■ RECORDS TO USE:
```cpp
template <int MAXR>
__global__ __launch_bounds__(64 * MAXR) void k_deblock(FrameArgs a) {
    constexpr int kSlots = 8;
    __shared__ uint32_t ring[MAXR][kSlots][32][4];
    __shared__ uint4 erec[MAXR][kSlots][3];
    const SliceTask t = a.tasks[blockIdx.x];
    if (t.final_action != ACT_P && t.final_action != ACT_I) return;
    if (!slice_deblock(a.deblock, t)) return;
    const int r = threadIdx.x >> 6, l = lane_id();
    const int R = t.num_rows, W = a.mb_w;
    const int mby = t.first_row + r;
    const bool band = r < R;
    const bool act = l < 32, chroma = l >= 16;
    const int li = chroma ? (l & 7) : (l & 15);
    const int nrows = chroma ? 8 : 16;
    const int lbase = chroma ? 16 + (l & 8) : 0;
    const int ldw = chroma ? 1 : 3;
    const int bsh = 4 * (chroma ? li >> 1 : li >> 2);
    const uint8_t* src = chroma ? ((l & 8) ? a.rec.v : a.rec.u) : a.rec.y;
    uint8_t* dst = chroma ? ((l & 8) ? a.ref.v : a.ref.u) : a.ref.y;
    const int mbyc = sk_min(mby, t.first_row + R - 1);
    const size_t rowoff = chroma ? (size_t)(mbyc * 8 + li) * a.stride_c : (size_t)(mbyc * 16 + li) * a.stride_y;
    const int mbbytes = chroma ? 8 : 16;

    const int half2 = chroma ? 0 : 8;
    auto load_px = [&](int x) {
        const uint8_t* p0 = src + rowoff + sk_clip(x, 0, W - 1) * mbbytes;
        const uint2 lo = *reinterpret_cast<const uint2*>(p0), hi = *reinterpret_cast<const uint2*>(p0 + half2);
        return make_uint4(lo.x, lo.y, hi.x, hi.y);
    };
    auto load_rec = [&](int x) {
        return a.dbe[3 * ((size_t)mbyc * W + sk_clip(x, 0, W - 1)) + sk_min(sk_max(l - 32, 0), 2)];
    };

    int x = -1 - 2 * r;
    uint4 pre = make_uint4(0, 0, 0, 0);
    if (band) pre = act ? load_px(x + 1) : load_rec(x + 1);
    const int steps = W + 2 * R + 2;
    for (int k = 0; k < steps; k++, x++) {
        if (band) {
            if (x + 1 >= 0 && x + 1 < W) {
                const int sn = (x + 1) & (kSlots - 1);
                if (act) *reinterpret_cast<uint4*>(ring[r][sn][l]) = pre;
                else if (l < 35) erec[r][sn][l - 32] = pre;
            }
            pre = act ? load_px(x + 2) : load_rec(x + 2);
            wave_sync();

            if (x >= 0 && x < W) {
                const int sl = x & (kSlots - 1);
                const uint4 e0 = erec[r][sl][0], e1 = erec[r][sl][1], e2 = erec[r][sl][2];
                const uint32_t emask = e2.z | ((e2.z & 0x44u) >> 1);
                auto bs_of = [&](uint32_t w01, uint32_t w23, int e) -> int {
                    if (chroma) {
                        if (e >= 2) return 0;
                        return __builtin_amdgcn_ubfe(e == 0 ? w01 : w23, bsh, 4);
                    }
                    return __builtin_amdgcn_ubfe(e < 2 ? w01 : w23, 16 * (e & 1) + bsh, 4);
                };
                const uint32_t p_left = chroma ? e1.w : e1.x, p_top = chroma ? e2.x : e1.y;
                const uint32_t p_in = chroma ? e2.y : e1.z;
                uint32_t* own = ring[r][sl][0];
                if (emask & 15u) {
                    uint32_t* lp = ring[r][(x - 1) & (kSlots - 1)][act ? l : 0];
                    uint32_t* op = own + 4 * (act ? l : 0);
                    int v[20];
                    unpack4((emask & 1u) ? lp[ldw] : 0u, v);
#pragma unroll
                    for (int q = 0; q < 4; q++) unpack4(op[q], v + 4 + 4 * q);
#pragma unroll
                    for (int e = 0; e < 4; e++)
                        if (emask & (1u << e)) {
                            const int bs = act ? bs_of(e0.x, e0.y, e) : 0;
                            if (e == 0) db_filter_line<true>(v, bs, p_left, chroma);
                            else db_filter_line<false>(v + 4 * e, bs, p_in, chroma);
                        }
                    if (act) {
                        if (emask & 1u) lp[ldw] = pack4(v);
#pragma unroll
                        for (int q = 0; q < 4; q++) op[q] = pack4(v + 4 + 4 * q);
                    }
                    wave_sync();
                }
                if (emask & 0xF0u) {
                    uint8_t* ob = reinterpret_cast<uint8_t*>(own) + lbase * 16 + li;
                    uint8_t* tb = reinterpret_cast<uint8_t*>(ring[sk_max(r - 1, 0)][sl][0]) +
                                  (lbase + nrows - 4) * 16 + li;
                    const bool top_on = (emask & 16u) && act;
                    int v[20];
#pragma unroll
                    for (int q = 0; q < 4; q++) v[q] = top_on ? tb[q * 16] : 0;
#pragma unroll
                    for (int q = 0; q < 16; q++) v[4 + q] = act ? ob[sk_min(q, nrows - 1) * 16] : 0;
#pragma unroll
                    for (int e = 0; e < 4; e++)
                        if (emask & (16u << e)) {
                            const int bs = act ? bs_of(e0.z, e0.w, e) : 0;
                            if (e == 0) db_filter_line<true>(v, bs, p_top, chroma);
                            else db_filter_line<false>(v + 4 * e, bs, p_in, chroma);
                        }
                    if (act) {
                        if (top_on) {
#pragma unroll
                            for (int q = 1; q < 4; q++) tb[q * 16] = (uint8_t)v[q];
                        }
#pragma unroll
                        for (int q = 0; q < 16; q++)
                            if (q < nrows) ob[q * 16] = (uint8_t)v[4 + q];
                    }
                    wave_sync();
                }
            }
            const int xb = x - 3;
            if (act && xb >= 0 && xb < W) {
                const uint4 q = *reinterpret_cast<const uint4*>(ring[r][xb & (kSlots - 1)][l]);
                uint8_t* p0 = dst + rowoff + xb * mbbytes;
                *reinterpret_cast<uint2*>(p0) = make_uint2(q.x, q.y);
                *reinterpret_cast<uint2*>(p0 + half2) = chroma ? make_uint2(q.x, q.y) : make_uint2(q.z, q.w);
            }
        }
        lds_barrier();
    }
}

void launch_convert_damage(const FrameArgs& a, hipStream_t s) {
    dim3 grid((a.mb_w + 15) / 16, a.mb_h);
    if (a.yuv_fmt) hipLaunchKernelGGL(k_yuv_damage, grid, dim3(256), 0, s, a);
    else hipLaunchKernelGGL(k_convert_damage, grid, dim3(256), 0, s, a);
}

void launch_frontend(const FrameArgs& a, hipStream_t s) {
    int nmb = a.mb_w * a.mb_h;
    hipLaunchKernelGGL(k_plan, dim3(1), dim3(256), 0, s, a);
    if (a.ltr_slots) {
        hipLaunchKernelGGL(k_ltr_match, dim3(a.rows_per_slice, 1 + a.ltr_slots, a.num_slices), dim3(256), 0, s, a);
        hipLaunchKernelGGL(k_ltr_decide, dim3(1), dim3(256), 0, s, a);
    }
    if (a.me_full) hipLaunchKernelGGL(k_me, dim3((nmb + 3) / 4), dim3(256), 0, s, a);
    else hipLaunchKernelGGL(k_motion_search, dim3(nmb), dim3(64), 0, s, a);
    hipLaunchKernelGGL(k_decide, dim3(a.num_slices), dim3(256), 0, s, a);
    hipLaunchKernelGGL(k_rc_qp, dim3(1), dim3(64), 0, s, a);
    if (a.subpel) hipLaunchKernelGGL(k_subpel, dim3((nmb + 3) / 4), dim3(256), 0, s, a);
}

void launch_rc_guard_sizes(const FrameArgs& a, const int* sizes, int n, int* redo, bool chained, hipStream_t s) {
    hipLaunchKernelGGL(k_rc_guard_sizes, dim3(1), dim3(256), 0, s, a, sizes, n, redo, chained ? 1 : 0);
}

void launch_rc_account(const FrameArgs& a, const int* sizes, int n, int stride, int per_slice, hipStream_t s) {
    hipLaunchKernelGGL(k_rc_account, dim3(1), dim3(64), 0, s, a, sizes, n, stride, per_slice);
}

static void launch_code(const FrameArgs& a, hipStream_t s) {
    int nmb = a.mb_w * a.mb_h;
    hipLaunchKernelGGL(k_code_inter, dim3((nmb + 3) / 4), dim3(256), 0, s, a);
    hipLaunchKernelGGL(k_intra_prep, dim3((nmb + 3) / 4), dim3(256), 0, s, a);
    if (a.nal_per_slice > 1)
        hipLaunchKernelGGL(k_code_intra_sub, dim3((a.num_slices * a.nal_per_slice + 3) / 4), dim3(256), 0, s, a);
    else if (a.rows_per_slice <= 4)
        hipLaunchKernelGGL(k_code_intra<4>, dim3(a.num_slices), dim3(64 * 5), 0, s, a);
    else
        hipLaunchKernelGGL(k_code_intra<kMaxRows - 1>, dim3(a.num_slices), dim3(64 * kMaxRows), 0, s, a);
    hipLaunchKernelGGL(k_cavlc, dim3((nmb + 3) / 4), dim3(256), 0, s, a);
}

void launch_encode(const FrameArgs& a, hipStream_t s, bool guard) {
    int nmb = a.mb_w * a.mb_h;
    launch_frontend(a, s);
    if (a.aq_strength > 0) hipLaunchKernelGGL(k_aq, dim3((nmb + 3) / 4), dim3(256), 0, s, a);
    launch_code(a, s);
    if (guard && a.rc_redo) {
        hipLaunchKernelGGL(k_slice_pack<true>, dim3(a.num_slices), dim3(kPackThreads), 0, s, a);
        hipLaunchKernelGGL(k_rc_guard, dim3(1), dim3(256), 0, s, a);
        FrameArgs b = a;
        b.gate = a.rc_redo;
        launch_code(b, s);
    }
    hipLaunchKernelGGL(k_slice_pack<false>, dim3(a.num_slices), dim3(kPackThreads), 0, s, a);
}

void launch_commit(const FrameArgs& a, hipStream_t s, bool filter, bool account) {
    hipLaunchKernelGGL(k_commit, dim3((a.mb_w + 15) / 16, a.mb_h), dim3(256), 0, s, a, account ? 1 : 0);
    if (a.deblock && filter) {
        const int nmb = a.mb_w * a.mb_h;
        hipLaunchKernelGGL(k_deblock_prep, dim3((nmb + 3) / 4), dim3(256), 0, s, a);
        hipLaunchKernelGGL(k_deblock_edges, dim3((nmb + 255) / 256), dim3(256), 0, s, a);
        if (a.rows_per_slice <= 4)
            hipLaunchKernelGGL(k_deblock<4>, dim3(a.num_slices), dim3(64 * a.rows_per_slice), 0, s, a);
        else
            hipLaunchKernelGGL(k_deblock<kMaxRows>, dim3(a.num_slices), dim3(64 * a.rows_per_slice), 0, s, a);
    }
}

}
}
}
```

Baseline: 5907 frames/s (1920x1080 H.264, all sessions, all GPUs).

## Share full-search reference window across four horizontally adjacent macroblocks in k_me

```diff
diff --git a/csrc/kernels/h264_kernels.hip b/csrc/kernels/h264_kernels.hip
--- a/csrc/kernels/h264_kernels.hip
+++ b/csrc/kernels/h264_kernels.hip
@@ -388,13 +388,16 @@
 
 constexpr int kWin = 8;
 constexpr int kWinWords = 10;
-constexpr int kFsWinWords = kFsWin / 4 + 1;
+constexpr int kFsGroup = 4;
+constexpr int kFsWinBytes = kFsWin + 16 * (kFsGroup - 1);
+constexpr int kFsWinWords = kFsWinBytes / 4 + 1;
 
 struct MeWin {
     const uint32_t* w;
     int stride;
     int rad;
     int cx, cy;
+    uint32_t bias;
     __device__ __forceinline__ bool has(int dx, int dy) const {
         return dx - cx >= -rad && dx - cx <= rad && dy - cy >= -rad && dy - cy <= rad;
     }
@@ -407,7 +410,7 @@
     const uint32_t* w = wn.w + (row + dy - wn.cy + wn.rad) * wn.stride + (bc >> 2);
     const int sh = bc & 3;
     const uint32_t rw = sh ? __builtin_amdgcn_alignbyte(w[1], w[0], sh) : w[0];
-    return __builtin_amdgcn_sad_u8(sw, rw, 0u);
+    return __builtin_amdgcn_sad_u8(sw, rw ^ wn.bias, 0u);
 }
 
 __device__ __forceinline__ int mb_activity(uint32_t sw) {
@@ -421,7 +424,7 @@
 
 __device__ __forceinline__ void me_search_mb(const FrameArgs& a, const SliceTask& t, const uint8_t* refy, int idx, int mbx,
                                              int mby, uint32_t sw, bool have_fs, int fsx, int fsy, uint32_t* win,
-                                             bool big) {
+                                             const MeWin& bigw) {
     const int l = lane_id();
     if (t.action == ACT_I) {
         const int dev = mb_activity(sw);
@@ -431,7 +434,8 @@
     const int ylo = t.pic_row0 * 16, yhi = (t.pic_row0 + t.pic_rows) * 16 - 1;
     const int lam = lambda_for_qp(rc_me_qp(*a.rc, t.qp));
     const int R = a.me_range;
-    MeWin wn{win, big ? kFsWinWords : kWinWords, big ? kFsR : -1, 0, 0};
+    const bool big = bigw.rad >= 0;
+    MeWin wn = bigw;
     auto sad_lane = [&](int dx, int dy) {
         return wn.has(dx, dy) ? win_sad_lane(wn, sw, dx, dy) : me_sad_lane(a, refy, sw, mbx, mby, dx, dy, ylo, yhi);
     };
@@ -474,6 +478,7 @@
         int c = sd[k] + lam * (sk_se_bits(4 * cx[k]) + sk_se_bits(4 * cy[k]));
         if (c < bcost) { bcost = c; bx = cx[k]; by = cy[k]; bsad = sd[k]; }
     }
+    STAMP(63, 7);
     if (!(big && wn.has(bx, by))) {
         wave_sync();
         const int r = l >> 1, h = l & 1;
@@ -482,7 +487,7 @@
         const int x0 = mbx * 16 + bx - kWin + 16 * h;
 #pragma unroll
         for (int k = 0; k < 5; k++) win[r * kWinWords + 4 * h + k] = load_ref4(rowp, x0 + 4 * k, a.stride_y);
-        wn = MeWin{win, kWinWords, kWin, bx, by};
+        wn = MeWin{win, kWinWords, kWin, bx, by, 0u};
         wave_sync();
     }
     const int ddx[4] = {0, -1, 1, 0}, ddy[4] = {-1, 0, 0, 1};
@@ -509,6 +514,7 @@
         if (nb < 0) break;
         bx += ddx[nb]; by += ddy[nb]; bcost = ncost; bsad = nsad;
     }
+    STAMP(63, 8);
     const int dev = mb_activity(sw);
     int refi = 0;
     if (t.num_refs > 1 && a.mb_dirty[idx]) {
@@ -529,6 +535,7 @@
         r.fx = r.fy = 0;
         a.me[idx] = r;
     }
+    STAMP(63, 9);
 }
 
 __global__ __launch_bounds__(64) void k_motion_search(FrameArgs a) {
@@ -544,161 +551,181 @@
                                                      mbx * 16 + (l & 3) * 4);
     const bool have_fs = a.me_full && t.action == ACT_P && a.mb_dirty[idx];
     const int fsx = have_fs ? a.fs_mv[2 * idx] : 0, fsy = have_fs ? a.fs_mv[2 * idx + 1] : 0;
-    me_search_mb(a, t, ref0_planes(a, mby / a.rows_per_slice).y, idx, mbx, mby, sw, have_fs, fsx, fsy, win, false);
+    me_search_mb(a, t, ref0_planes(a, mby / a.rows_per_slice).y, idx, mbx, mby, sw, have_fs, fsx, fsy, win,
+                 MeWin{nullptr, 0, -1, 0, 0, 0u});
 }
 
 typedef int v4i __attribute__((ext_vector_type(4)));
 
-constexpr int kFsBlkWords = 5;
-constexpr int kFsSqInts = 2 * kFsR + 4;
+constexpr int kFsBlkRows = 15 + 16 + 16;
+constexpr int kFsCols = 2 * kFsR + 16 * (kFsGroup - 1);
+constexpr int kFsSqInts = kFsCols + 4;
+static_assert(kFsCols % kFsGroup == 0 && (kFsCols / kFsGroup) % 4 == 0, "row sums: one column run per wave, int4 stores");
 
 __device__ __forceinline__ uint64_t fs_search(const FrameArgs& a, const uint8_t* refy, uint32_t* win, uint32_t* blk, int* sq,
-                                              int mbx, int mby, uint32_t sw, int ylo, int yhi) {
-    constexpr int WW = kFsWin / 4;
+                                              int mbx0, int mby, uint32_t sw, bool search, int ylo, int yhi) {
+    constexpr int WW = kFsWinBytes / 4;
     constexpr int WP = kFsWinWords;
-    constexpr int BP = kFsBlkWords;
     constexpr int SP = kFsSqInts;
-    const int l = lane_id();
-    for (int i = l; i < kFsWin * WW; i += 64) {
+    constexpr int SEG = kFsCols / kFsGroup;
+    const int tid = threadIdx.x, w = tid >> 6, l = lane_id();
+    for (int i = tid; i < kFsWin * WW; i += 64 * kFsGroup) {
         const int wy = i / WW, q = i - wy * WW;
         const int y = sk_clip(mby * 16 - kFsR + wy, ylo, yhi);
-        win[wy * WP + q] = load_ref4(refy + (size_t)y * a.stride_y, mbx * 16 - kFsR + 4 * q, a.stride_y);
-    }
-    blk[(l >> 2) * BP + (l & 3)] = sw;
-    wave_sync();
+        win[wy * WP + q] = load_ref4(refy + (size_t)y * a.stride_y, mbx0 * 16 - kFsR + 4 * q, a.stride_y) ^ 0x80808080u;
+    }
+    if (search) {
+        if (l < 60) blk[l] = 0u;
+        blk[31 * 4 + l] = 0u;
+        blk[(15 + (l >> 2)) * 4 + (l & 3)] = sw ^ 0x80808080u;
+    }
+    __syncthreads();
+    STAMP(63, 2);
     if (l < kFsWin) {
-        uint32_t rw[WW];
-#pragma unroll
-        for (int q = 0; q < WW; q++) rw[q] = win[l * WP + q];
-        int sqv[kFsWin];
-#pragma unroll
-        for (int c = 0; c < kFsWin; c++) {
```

■ WHAT YOU HAVE TO DO: When a line of the entries contains "chained", it counts; say how many such lines there are, and nothing more.

■ EXERCISE ANSWER: 2